> **WHAT TO WORK ON**:
Using the listing that follows, return every line with the word "magic".

────

# josephg/text-crdt-rust

Measured on AMD Instinct MI355X. Metric: CRDT ops remapped+merged/sec (whole node), higher is better.
Workload: dtype u32

## Files before the change

### text-crdt-rust_amd/csrc/host_plan.h

```cpp
#pragma once
#include <algorithm>
#include <cstring>
#include <string>
#include <unordered_map>
#include <vector>

#include "crdt_types.h"

namespace crdt {

struct WireTxnView {
  u32 agent_name, seq, n_parents, n_ops;
  const u32* parents;
  const u32* ops;
};
struct WireView {
  std::vector<std::string> names;
  std::vector<WireTxnView> txns;
  bool parse(const uint8_t* p, size_t len) {
    size_t off = 0;
    auto rd = [&](u32& v) -> bool {
      if (off + 4 > len) return false;
      std::memcpy(&v, p + off, 4);
      off += 4;
      return true;
    };
    u32 magic, nn;
    if (!rd(magic) || magic != 0x31585452u || !rd(nn)) return false;
    names.resize(nn);
    for (u32 i = 0; i < nn; i++) {
      u32 bl;
      if (!rd(bl) || off + bl > len) return false;
      names[i].assign((const char*)p + off, bl);
      off += (bl + 3) & ~3u;
    }
    u32 nt;
    if (!rd(nt)) return false;
    if (off % 4) return false;
    txns.resize(nt);
    for (u32 t = 0; t < nt; t++) {
      WireTxnView& x = txns[t];
      if (!rd(x.agent_name) || !rd(x.seq) || !rd(x.n_parents) || !rd(x.n_ops)) return false;
      if (x.agent_name >= nn) return false;
      if (off + 8ull * x.n_parents + 24ull * x.n_ops > len) return false;
      x.parents = (const u32*)(p + off);
      off += 8ull * x.n_parents;
      x.ops = (const u32*)(p + off);
      off += 24ull * x.n_ops;
      for (u32 k = 0; k < x.n_parents; k++) if (x.parents[2 * k] >= nn) return false;
      for (u32 k = 0; k < x.n_ops; k++) {
        const u32* o = x.ops + 6 * k;
        if (o[0] > 1 || o[1] >= nn || (o[0] == 0 && o[3] >= nn)) return false;
      }
    }
    return true;
  }
};

struct AgentTable {
  std::vector<std::string> names;
  std::unordered_map<std::string, u32> ids;
  u32 get_or_create(const std::string& n) {
    if (n == "ROOT") return ROOT_AGENT;
    auto it = ids.find(n);
    if (it != ids.end()) return it->second;
    u32 id = (u32)names.size();
    names.push_back(n);
    ids[n] = id;
    return id;
  }
  u32 lookup(const std::string& n) const {
    if (n == "ROOT") return ROOT_AGENT;
    auto it = ids.find(n);
    return it == ids.end() ? UNKNOWN_AGENT : it->second;
  }
  std::vector<u32> ranks() const {
    std::vector<u32> idx(names.size());
    for (u32 i = 0; i < idx.size(); i++) idx[i] = i;
    std::sort(idx.begin(), idx.end(), [&](u32 a, u32 b) { return names[a] < names[b]; });
    std::vector<u32> r(names.size());
    for (u32 i = 0; i < idx.size(); i++) r[idx[i]] = i;
    return r;
  }
};

struct StreamNeeds {
  u64 n_txn = 0, n_ltxn = 0, n_rtxn = 0, n_ops = 0, orders = 0, local_del = 0, remote_del_ops = 0, remote_parents = 0;
  u32 max_ops = 0, max_del = 0, max_len = 0, max_parents = 0;
  u64 probes = 0;
  u64 local_del_ops = 0;
  u32 max_rdel_len = 0;
  std::vector<u32> txns_per_agent;
  void txn_max(u32 ops, u64 del, u64 len, u32 parents) {
    max_ops = std::max(max_ops, ops);
    max_del = (u32)std::min<u64>(std::max<u64>(max_del, del), 0xFFFFFFFFull);
    max_len = (u32)std::min<u64>(std::max<u64>(max_len, len), 0xFFFFFFFFull);
    max_parents = std::max(max_parents, parents);
  }
  void agent_txn(u32 a) {
    if (a >= 0xFFFE) return;
    if (txns_per_agent.size() <= a) txns_per_agent.resize(a + 1, 0);
    txns_per_agent[a]++;
  }
};
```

────

> **EXERCISE OUTPUT**:
    u32 magic, nn;
    if (!rd(magic) || magic != 0x31585452u || !rd(nn)) return false;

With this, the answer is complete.